■ **What the task requires**
Return every line from the records below with the string "item".

(Records provided begins)

# Liz490/multimodal_alzheimer

Hardware: AMD Instinct MI355X
Metric: volumes/sec fwd+bwd, 3D-ResNet-10 @128^3 bf16, 1/2/4/8 MI355X; % HBM roofline (higher is better)
Workload: dtype bf16; 1 GPU; BASELINE config 2: Anat_CNN ResNet-10 MRI-only, 1x128^3, batch 8/GPU, weighted CE, Adam, fwd+bwd+step; global_batch=8, parallelism=dp1, step_launch=hip graph replay

## Files before the change

### multimodal_alzheimer_amd/csrc/patchz.hip

```cpp
#include <atomic>
#include <cstdlib>
#include <type_traits>
#include <utility>

#include "common.h"
#include "patchconv.h"

namespace {

constexpr int PX = 10, PY = 10;
constexpr int RB = 128;
constexpr int PROWS = PX * PY;
constexpr int PSLOT = 104 * RB;
constexpr int NPS = 8;
constexpr int WSLOT = 64 * RB;
constexpr int NST = 4;
constexpr int RING_OFF = NPS * PSLOT;
constexpr int STG_OFF = RING_OFF + NST * WSLOT;
constexpr int CROW = 64 * 2 + 16;
constexpr int STG_BYTES = 128 * CROW;
constexpr int RED_OFF = STG_OFF + STG_BYTES;
constexpr int LDS = RED_OFF + (8 - 1) * 128 * 4;
static_assert(LDS <= 160 * 1024, "LDS budget");
constexpr int NTHR = 512, NW = 8;
constexpr int TAPS = 27;

struct PZ {
  int nb, Nd, Kpad, D, H, W;
  int nty, ntx, nbn, nseg, tps;
  const u16* res;
  int relu;
};

__device__ const u32x4 g_zero16z[8] = {};
constexpr int EPI_ST = 4;
constexpr int STATS_ST = 8;

__device__ __forceinline__ void st_u32x4(void* p, u32x4 v) {
  asm volatile("global_store_dwordx4 %0, %1, off\n\ts_nop 1" ::"v"(p), "v"(v) : "memory");
}
__device__ __forceinline__ void st_f32(float* p, float v) {
  asm volatile("global_store_dword %0, %1, off\n\ts_nop 1" ::"v"(p), "v"(v) : "memory");
}
__device__ __forceinline__ void lds_barrier() {
  asm volatile("s_waitcnt lgkmcnt(0)" ::: "memory");
  __builtin_amdgcn_s_barrier();
  asm volatile("" ::: "memory");
}

__host__ __device__ constexpr int planes_at(int r) { return r == 0 ? 2 : (r == 9 || r == 18) ? 1 : 0; }
template <int T, bool NEXT, bool PREV_NEXT, bool LAST>
__host__ __device__ constexpr int younger() {
  int n = 0;
  for (int d = 1; d <= 2; ++d) {
    const int r = T - d;
    const bool next = r >= 0 ? NEXT : PREV_NEXT;
    const int rr = r >= 0 ? r : r + TAPS;
    n += 2 * (next ? planes_at(rr) : 0);
    const bool w = !(LAST && r + 4 >= TAPS);
    n += w ? 1 : 0;
  }
  return n;
}

__global__ __launch_bounds__(NTHR) void patchz_conv_kernel(PZ g, const u16* __restrict__ src,
                                                           const u16* __restrict__ wgt,
                                                           const float* __restrict__ bias,
                                                           u16* __restrict__ dst,
                                                           float* __restrict__ stats) {
  extern __shared__ __attribute__((aligned(16))) char smem[];
  const int tid = threadIdx.x, lane = tid & 63;
  const int wave = __builtin_amdgcn_readfirstlane(tid >> 6);
  const int nwg = gridDim.x, bid = blockIdx.x;
  const int xcd = bid & 7, qq = nwg >> 3, rr = nwg & 7;
  const int item = (xcd < rr ? xcd * (qq + 1) : rr * (qq + 1) + (xcd - rr) * qq) + (bid >> 3);
  int t1 = item;
  const int seg = t1 % g.nseg;
  t1 /= g.nseg;
  const int nt = t1 % g.nbn;
  t1 /= g.nbn;
  const int bx = t1 % g.ntx;
  t1 /= g.ntx;
  const int by = t1 % g.nty;
  const int n = t1 / g.nty;
  const int y0 = by * 8, x0 = bx * 8, n0 = nt * 64;
  const int zs = seg * g.tps * 4;
  const int HW = g.H * g.W;

  const u16* __restrict__ srcn = src + (int64_t)n * g.D * HW * 64;
  int poff[2];
  uint32_t pdst[2];
  {
    const int lrow = lane >> 3;
#pragma unroll
    for (int h = 0; h < 2; ++h) {
      const int p = min(wave + NW * h, 12);
      const int r = p * 8 + lrow;
      const int px = r % PX, py = r / PX;
      const int y = y0 - 1 + py, x = x0 - 1 + px;
      const bool in = r < PROWS && (unsigned)y < (unsigned)g.H && (unsigned)x < (unsigned)g.W;
      const int chunk = (lane & 7) ^ (px & 7);
      poff[h] = in ? (y * g.W + x) * 64 + chunk * 8 : -1;
      pdst[h] = p * 1024;
    }
  }
  auto issue_plane = [&](int q) __attribute__((always_inline)) {
    const int z = zs - 1 + q;
    const bool zin = (unsigned)z < (unsigned)g.D;
    const u16* base = srcn + (int64_t)(zin ? z : 0) * HW * 64;
    char* slot = smem + (q & (NPS - 1)) * PSLOT;
#pragma unroll
    for (int h = 0; h < 2; ++h) {
      const void* p = (zin && poff[h] >= 0) ? (const void*)(base + poff[h]) : (const void*)g_zero16z;
      glds16_asm(p, lds_addr_of(slot + pdst[h]));
    }
  };
  const int lrow = lane >> 3;
  const u16* wrow = wgt + (int64_t)(n0 + wave * 8 + lrow) * g.Kpad + (((lane & 7) ^ lrow) * 8);
  auto issue_w = [&](int gt, int wt) __attribute__((always_inline)) {
    glds16_asm(wrow + wt * 64,
               lds_addr_of(smem + RING_OFF + (gt & (NST - 1)) * WSLOT + wave * 1024));
  };

  const int wz = wave >> 1;
  const int lr = lane & 15, lk = lane >> 4;
  const int tx = lr & 7, ty0 = 4 * (wave & 1) + (lr >> 3);
  uint32_t aoff[3][2];
#pragma unroll
  for (int kx = 0; kx < 3; ++kx)
#pragma unroll
    for (int k = 0; k < 2; ++k)
      aoff[kx][k] = (uint32_t)((ty0 * PX + tx + kx) * RB + (((4 * k + lk) ^ ((tx + kx) & 7)) << 4));
  uint32_t boff[2];
#pragma unroll
  for (int k = 0; k < 2; ++k) boff[k] = (uint32_t)(lr * RB + (((4 * k + lk) ^ (lr & 7)) << 4));

  f32x4 acc[2][4];
  bf16x8 fa0[2], fb0[4], fa1[2], fb1[4];
#if defined(PZ_NO_AREAD) || defined(PZ_NO_BREAD)
#pragma unroll
  for (int i = 0; i < 2; ++i) { asm volatile("" : "=v"(fa0[i])); asm volatile("" : "=v"(fa1[i])); }
#pragma unroll
  for (int j = 0; j < 4; ++j) { asm volatile("" : "=v"(fb0[j])); asm volatile("" : "=v"(fb1[j])); }
#endif
  auto read_frags = [&](auto tc, auto kc, int q0, int gt, bf16x8 (&A)[2], bf16x8 (&B)[4])
      __attribute__((always_inline)) {
    constexpr int T = decltype(tc)::value, K = decltype(kc)::value;
    constexpr int kz = T / 9, ky = (T / 3) % 3, kx = T % 3;
    int pbase = __builtin_amdgcn_readfirstlane(((q0 + wz + kz) & (NPS - 1)) * PSLOT);
    int wbase = __builtin_amdgcn_readfirstlane(RING_OFF + (gt & (NST - 1)) * WSLOT);
    asm volatile("" : "+s"(pbase), "+s"(wbase));
    const char* pa = smem + pbase + aoff[kx][K] + ky * PX * RB;
#ifndef PZ_NO_AREAD
#pragma unroll
    for (int i = 0; i < 2; ++i)
      A[i] = *reinterpret_cast<const bf16x8*>(pa + i * 2 * PX * RB);
#endif
    const char* pb = smem + wbase + boff[K];
#ifndef PZ_NO_BREAD
#pragma unroll
    for (int j = 0; j < 4; ++j) B[j] = *reinterpret_cast<const bf16x8*>(pb + j * 16 * RB);
#endif
  };
  auto mma = [&](const bf16x8 (&A)[2], const bf16x8 (&B)[4]) __attribute__((always_inline)) {
#ifdef PZ_NO_MMA
#pragma unroll
    for (int i = 0; i < 2; ++i) asm volatile("" ::"v"(A[i]));
#pragma unroll
    for (int j = 0; j < 4; ++j) asm volatile("" ::"v"(B[j]));
#else
#pragma unroll
    for (int i = 0; i < 2; ++i)
#pragma unroll
      for (int j = 0; j < 4; ++j)
        acc[i][j] = __builtin_amdgcn_mfma_f32_16x16x32_bf16(A[i], B[j], acc[i][j], 0, 0, 0);
#endif
  };

  float bv[4];
#pragma unroll
  for (int j = 0; j < 4; ++j) {
    bv[j] = bias != nullptr ? bias[n0 + j * 16 + lr] : 0.f;
    asm volatile("" ::"v"(bv[j]));
  }
  const int64_t nbase = (int64_t)n * g.D;
  auto epilogue = [&](int i) __attribute__((always_inline)) {
#ifdef PZ_NO_EPI
#pragma unroll
    for (int a = 0; a < 2; ++a)
#pragma unroll
      for (int j = 0; j < 4; ++j) asm volatile("" ::"v"(acc[a][j]));
    return;
#endif
    const int z0 = zs + 4 * i;
    u16* ctile = reinterpret_cast<u16*>(smem + STG_OFF);
    float cs[4], cq[4];
#pragma unroll
    for (int j = 0; j < 4; ++j) {
      cs[j] = 0.f;
      cq[j] = 0.f;
#pragma unroll
      for (int i2 = 0; i2 < 2; ++i2)
#pragma unroll
        for (int r = 0; r < 4; ++r) {
          const float v = acc[i2][j][r] + bv[j];
          cs[j] += v;
          cq[j] += v * v;
        }
    }
    if (stats != nullptr) {
      float* red = reinterpret_cast<float*>(smem + RED_OFF);
#pragma unroll
      for (int j = 0; j < 4; ++j) {
        cs[j] += __shfl_xor(cs[j], 16, 64);
        cs[j] += __shfl_xor(cs[j], 32, 64);
        cq[j] += __shfl_xor(cq[j], 16, 64);
        cq[j] += __shfl_xor(cq[j], 32, 64);
      }
      if (wave > 0 && lk == 0) {
#pragma unroll
        for (int j = 0; j < 4; ++j) {
          red[(wave - 1) * 128 + j * 16 + lr] = cs[j];
          red[(wave - 1) * 128 + 64 + j * 16 + lr] = cq[j];
        }
      }
      lds_barrier();
      if (wave == 0) {
        const int64_t mt = (((int64_t)n * (g.D / 4) + z0 / 4) * g.nty + by) * g.ntx + bx;
        float* srow = stats + (mt * 2) * g.Nd + n0 + lr;
#pragma unroll
        for (int j = 0; j < 4; ++j) {
          float ss = cs[j], qs = cq[j];
          for (int w = 1; w < NW; ++w) {
            ss += red[(w - 1) * 128 + j * 16 + lr];
            qs += red[(w - 1) * 128 + 64 + j * 16 + lr];
          }
          st_f32(srow + j * 16, ss);
          st_f32(srow + g.Nd + j * 16, qs);
        }
      }
    }
#pragma unroll
    for (int hh = 0; hh < 2; ++hh) {
      if ((wave >> 2) == hh) {
#pragma unroll
        for (int j = 0; j < 4; ++j) {
          const int col = j * 16 + lr;
#pragma unroll
          for (int i2 = 0; i2 < 2; ++i2)
#pragma unroll
            for (int r = 0; r < 4; ++r) {
              const int row = (wave & 3) * 32 + i2 * 16 + lk * 4 + r;
              ctile[row * (CROW / 2) + col] = f2bf(acc[i2][j][r] + bv[j]);
            }
        }
      }
      lds_barrier();
#pragma unroll
      for (int h = 0; h < 2; ++h) {
        const int qd = tid + NTHR * h;
        const int row = qd >> 3, c8 = qd & 7;
        const int v = hh * 128 + row;
        const int64_t vox = ((nbase + z0 + (v >> 6)) * g.H + y0 + ((v >> 3) & 7)) * g.W + x0 + (v & 7);
        const int64_t o = vox * g.Nd + n0 + c8 * 8;
        u32x4 val = *reinterpret_cast<const u32x4*>(reinterpret_cast<const char*>(ctile) +
                                                    row * CROW + c8 * 16);
        if (g.res != nullptr || g.relu) val = epi_res_relu(val, g.res ? g.res + o : nullptr, g.relu);
        st_u32x4(dst + o, val);
      }
      lds_barrier();
    }
  };

  for (int q = 0; q < 6; ++q) issue_plane(q);
#pragma unroll
  for (int t = 0; t < NST; ++t) issue_w(t, t);
  wait_vm_lgkm0<NST - 1>();
  raw_barrier();
  read_frags(std::integral_constant<int, 0>{}, std::integral_constant<int, 0>{}, 0, 0, fa0, fb0);

  auto box = [&](int i, auto nextc, auto lastc) __attribute__((always_inline)) {
    constexpr bool NEXT = decltype(nextc)::value, LAST = decltype(lastc)::value;
    const int q0 = 4 * i, gt0 = TAPS * i;
#pragma unroll
    for (int a = 0; a < 2; ++a)
#pragma unroll
      for (int j = 0; j < 4; ++j) acc[a][j] = f32x4{0.f, 0.f, 0.f, 0.f};
    auto tap = [&](auto tc) __attribute__((always_inline)) {
      constexpr int T = decltype(tc)::value;
      const int gt = gt0 + T;
      read_frags(tc, std::integral_constant<int, 1>{}, q0, gt, fa1, fb1);
      mma(fa0, fb0);
      if constexpr (!(LAST && T == TAPS - 1)) {
        constexpr int Y = younger<T, NEXT, true, LAST>();
        if constexpr (T <= 2) {
          if (i == 0) {
            wait_vm_lgkm0<Y>();
          } else if (wave == 0 && stats != nullptr) {
            wait_vm_lgkm0<Y + EPI_ST + STATS_ST>();
          } else {
            wait_vm_lgkm0<Y + EPI_ST>();
          }
        } else {
          wait_vm_lgkm0<Y>();
        }
#ifndef PZ_NO_BAR
        raw_barrier();
#endif
        if constexpr (NEXT && planes_at(T) == 2) {
          issue_plane(q0 + 6);
          issue_plane(q0 + 7);
        } else if constexpr (NEXT && T == 9) {
          issue_plane(q0 + 8);
        } else if constexpr (NEXT && T == 18) {
          issue_plane(q0 + 9);
        }
        if constexpr (!(LAST && T + 4 >= TAPS)) issue_w(gt + 4, (T + 4) % TAPS);
        if constexpr (T + 1 < TAPS)
          read_frags(std::integral_constant<int, T + 1>{}, std::integral_constant<int, 0>{}, q0,
                     gt + 1, fa0, fb0);
        else
          read_frags(std::integral_constant<int, 0>{}, std::integral_constant<int, 0>{}, q0 + 4,
                     gt + 1, fa0, fb0);
      }
      mma(fa1, fb1);
    };
    [&]<int... T>(std::integer_sequence<int, T...>) {
      (tap(std::integral_constant<int, T>{}), ...);
    }(std::make_integer_sequence<int, TAPS>{});
    epilogue(i);
  };
  for (int i = 0; i + 1 < g.tps; ++i) box(i, std::true_type{}, std::false_type{});
  box(g.tps - 1, std::false_type{}, std::true_type{});
}
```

(Records provided ends)

■ **Written answer**
  const int item = (xcd < rr ? xcd * (qq + 1) : rr * (qq + 1) + (xcd - rr) * qq) + (bid >> 3);
  int t1 = item;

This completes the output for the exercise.